(Work to be completed)
In the entries that follow, how many lines include the string "used"? The answer is the number only.

(Material to process)

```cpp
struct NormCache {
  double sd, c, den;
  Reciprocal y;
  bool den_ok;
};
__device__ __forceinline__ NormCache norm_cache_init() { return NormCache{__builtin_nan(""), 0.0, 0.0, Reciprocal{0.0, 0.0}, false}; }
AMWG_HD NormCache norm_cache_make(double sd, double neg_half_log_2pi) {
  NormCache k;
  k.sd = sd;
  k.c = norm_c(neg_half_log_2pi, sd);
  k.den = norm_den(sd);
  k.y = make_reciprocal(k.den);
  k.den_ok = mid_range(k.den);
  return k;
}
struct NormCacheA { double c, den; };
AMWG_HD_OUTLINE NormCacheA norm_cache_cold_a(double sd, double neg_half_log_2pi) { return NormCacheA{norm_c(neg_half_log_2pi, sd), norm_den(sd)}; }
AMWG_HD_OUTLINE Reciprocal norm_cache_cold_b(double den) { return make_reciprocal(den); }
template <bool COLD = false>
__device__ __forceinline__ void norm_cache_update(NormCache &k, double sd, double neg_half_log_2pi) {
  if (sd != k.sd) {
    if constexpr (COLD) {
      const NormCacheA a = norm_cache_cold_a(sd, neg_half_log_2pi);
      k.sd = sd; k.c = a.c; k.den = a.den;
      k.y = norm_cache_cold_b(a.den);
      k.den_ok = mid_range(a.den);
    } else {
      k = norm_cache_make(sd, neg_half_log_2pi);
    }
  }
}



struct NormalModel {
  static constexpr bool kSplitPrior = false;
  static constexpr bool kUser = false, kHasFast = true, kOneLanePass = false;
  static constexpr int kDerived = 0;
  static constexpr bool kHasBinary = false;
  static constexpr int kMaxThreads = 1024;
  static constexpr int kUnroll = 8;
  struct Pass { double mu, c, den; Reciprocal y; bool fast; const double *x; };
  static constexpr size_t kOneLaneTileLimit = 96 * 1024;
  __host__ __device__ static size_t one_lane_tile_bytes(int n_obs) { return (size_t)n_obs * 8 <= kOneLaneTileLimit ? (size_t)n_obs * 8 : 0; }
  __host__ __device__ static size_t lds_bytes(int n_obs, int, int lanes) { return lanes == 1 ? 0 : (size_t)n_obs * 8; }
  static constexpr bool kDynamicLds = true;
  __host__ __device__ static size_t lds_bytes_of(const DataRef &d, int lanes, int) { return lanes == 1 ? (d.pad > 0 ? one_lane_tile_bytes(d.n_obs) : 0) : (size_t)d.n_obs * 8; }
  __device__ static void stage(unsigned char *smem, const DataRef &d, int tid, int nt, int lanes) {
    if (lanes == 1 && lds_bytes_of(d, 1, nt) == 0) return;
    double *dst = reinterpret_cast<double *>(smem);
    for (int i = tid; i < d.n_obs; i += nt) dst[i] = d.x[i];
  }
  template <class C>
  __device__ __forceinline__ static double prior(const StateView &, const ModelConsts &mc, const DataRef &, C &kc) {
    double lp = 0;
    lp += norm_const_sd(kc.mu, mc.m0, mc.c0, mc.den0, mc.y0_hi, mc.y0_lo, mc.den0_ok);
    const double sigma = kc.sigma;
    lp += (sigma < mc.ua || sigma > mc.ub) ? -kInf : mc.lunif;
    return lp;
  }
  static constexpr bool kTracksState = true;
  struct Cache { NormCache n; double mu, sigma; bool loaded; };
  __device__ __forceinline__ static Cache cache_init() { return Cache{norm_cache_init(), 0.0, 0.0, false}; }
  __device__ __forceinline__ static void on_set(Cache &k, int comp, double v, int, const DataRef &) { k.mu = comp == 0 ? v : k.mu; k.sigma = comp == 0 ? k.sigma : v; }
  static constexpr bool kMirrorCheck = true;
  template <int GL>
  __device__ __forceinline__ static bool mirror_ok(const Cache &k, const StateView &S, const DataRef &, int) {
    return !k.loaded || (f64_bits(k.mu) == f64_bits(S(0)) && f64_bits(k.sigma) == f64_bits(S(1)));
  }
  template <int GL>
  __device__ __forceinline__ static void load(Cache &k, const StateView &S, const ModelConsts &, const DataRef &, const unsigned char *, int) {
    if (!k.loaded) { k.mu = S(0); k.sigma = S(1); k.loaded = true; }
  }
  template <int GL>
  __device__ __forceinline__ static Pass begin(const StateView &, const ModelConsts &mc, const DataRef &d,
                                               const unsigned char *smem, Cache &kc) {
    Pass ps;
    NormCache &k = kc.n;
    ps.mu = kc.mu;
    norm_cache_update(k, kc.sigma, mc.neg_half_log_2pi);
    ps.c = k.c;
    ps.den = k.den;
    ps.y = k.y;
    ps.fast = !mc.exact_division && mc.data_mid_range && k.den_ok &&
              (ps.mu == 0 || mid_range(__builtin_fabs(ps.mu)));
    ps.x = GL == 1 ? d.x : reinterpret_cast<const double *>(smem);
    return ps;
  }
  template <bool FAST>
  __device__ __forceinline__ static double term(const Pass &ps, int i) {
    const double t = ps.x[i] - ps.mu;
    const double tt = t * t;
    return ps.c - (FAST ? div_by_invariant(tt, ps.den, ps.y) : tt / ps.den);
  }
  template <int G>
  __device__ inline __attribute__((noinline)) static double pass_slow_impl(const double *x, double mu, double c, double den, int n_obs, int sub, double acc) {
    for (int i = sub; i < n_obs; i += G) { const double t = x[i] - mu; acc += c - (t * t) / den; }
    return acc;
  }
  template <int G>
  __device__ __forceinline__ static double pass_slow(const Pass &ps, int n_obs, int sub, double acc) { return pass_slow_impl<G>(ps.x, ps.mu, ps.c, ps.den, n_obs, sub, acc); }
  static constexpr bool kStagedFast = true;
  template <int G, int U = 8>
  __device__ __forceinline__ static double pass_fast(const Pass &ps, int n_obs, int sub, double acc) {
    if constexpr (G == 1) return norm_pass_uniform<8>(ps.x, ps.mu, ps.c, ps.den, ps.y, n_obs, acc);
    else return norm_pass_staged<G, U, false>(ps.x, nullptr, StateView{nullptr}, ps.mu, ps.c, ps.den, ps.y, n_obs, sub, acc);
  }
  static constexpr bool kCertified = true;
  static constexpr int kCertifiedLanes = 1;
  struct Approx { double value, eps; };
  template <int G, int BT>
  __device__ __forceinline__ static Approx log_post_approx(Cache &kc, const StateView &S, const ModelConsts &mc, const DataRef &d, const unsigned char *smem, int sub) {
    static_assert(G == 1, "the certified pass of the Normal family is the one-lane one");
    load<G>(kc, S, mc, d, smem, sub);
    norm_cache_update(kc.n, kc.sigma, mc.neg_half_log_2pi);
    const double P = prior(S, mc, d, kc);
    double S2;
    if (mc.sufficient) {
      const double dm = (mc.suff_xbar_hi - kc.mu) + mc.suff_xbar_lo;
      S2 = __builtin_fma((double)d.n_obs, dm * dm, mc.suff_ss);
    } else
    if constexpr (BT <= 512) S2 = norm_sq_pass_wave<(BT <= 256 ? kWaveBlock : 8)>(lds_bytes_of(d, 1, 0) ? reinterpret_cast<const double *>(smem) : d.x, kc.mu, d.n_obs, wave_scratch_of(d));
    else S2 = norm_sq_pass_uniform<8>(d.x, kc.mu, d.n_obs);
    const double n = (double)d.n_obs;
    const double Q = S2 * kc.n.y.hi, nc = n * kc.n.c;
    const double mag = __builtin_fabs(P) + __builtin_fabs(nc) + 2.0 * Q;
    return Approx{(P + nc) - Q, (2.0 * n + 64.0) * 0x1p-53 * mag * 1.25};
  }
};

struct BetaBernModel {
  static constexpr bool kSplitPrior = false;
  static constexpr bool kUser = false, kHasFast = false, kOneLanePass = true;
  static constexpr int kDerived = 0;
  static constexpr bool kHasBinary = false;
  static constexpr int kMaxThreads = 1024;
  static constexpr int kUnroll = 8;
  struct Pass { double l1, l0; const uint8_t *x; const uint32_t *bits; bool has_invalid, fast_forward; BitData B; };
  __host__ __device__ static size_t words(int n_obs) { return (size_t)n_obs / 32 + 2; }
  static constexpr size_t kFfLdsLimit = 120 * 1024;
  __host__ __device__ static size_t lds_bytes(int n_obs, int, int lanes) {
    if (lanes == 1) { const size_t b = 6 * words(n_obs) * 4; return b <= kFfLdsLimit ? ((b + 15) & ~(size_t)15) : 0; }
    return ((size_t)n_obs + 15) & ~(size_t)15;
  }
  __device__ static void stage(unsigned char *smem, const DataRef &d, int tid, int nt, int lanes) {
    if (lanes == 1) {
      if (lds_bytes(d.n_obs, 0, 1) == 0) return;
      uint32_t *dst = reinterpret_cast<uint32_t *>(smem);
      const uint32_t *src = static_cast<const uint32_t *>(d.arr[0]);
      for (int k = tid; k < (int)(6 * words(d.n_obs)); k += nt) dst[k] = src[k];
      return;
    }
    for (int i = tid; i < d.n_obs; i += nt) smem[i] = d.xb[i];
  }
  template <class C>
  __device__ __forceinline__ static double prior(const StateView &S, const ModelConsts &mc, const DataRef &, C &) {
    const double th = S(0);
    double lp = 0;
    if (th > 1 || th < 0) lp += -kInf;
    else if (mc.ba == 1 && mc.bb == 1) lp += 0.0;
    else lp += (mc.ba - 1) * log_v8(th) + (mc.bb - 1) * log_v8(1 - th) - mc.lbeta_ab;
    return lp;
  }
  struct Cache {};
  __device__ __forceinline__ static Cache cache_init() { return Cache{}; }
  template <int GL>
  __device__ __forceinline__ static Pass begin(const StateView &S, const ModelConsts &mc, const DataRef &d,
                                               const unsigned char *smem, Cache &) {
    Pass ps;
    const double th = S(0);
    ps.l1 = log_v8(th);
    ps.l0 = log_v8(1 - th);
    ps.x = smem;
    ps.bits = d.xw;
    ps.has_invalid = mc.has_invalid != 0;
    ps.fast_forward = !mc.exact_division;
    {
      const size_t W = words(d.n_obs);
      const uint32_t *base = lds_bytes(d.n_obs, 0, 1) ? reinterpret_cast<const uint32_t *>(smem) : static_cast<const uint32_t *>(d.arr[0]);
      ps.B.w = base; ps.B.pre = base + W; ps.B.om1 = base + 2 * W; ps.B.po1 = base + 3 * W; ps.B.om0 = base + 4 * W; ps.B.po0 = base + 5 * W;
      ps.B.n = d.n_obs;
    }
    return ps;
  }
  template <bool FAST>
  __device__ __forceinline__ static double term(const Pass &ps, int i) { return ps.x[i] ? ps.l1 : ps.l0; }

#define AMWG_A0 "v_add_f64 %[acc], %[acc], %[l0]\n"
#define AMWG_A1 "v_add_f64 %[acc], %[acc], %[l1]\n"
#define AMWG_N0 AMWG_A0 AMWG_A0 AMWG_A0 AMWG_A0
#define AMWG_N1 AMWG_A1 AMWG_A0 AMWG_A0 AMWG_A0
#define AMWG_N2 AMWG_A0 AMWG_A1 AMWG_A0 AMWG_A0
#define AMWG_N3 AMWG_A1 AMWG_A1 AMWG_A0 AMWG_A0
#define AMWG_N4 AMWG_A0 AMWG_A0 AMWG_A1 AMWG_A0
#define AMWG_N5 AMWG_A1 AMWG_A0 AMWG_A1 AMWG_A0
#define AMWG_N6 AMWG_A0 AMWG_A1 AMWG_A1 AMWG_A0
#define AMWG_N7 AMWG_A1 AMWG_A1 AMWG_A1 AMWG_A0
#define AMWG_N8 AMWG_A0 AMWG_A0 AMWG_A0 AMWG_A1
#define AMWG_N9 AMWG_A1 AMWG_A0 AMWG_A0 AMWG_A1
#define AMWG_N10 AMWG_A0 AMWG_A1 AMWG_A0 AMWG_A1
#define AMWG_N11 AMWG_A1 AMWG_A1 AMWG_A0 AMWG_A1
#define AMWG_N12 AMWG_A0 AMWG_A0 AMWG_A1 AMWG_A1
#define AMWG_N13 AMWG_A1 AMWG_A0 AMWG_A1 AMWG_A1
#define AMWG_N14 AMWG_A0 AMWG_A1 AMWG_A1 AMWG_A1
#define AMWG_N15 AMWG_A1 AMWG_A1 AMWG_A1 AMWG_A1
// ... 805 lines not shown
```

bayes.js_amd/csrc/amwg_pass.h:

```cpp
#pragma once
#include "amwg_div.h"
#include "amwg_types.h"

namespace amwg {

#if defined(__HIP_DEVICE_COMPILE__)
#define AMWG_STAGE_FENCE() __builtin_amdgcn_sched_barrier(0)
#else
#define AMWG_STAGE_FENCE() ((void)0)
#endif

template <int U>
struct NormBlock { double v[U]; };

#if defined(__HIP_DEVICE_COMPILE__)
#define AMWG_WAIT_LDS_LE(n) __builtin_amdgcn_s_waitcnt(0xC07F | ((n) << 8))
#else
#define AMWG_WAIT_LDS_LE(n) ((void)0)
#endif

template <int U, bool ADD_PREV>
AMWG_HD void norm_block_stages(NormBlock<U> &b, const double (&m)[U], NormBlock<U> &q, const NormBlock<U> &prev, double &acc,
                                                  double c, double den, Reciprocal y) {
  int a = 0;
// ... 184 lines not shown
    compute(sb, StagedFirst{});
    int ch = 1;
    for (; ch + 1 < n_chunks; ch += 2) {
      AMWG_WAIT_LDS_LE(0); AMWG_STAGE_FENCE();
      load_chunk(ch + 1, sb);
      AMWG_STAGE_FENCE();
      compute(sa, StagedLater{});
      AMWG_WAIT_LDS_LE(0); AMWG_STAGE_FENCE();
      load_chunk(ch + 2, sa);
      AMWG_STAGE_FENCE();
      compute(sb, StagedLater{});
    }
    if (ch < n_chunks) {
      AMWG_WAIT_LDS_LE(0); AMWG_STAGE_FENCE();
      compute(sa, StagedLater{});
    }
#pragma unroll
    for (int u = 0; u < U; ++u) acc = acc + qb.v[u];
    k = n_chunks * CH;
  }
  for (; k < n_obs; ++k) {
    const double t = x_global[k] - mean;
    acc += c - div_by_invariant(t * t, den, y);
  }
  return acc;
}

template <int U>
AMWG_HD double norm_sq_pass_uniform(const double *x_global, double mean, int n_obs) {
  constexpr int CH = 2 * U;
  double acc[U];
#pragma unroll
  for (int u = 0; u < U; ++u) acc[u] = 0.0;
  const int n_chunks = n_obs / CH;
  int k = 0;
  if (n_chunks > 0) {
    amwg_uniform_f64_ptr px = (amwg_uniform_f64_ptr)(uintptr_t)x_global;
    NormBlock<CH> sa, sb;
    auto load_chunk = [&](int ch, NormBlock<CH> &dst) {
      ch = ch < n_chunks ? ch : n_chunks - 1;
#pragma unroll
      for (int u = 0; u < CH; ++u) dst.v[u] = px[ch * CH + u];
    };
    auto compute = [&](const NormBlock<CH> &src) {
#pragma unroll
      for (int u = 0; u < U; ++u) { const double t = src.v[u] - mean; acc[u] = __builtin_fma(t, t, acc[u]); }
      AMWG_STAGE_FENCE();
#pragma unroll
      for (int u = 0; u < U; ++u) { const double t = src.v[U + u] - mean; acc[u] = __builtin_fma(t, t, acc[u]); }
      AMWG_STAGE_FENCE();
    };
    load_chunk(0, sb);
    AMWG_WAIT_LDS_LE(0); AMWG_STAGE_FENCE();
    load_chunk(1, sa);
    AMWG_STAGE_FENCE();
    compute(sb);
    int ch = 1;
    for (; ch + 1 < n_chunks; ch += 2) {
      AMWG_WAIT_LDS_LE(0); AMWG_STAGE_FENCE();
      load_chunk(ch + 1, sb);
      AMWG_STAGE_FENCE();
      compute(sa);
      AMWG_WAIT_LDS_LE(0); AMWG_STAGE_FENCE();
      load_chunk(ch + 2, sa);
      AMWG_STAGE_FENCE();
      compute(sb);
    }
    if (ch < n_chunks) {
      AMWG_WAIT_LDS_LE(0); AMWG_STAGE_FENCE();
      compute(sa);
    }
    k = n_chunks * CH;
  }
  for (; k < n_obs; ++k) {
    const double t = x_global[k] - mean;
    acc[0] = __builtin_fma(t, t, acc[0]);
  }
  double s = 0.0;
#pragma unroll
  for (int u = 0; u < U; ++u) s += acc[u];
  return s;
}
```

--

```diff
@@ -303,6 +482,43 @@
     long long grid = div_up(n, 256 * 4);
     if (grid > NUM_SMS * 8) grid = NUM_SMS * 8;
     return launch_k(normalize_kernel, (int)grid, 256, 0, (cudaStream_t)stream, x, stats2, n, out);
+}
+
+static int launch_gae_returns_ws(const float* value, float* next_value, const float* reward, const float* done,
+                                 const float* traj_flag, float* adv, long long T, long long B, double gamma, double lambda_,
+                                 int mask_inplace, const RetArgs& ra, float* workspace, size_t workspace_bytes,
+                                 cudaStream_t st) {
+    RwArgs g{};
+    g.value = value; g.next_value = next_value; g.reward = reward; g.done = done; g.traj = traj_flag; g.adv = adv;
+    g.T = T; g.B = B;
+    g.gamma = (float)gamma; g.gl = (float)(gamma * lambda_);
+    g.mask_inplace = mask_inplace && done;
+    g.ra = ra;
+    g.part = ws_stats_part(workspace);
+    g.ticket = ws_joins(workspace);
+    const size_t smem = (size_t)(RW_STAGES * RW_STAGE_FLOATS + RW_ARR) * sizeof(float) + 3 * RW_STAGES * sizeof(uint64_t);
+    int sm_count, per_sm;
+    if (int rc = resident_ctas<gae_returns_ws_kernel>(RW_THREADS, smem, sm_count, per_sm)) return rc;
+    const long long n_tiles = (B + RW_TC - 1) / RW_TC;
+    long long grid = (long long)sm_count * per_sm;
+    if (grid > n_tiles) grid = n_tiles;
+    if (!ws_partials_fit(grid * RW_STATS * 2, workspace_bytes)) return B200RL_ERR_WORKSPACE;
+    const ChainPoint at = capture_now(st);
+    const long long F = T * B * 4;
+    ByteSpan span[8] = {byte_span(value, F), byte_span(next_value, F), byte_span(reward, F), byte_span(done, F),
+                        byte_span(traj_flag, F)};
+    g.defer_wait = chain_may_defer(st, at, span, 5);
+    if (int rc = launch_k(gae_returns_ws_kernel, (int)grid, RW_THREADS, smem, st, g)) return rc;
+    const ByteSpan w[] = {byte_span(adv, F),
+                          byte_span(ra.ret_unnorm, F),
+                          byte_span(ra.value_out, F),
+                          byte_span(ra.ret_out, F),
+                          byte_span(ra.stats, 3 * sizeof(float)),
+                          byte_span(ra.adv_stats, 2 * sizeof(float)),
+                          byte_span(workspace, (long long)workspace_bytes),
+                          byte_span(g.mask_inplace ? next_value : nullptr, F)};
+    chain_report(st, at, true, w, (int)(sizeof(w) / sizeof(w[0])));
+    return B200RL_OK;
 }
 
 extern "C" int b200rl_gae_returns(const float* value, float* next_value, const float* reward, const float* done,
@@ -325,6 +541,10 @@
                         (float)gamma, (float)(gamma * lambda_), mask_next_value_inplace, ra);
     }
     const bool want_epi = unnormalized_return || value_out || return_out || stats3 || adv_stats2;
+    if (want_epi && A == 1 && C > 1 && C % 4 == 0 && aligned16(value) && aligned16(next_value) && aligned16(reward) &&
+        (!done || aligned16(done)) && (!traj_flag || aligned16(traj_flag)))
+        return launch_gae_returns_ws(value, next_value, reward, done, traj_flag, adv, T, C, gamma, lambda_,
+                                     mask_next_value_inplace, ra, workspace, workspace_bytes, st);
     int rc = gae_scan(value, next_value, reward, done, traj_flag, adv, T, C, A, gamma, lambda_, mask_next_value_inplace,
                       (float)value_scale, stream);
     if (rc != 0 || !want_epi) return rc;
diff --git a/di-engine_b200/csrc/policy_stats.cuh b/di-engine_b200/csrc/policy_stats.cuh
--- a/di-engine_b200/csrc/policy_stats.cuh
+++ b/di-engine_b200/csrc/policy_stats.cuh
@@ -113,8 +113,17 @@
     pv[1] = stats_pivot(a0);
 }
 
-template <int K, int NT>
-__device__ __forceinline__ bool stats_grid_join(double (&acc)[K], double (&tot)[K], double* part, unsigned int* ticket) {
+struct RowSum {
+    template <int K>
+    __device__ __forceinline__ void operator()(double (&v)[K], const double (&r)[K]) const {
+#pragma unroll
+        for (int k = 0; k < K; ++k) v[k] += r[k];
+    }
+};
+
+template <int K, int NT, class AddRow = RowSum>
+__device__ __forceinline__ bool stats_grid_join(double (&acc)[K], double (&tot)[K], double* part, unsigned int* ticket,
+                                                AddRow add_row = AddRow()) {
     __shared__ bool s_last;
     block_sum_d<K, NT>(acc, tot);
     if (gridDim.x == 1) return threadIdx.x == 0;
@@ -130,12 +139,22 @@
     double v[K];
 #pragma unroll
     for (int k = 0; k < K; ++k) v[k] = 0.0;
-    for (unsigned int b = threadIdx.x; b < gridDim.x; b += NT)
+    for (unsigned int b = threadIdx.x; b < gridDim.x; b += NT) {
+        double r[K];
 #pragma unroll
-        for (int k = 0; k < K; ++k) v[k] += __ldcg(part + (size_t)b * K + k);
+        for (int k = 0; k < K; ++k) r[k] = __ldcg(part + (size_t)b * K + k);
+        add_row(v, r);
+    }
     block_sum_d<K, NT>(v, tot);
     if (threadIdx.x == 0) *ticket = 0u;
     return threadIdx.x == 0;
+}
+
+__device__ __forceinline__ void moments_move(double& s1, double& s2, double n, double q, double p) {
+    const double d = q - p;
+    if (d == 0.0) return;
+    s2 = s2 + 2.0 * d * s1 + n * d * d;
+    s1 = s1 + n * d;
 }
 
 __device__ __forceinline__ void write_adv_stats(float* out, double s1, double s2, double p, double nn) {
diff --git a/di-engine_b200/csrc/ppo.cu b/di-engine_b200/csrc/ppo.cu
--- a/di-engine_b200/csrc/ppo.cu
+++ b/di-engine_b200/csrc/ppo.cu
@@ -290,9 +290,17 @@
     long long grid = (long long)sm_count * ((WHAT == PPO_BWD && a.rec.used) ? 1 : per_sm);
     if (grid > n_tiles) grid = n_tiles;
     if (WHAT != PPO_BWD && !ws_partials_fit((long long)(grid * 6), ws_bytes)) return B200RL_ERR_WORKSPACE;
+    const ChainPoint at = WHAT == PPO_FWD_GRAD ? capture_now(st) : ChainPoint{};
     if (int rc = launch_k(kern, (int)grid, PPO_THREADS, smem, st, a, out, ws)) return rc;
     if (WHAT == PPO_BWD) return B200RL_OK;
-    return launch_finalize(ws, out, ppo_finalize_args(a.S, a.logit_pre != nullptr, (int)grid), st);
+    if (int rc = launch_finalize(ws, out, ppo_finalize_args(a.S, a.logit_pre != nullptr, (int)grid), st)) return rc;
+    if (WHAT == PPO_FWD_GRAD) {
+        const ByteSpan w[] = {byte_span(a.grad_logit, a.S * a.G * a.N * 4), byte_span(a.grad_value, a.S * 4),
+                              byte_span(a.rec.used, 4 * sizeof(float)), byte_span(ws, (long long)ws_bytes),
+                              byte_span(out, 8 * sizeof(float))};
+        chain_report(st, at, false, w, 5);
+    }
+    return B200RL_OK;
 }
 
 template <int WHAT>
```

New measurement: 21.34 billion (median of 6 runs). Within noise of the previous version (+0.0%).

(Completed task)
2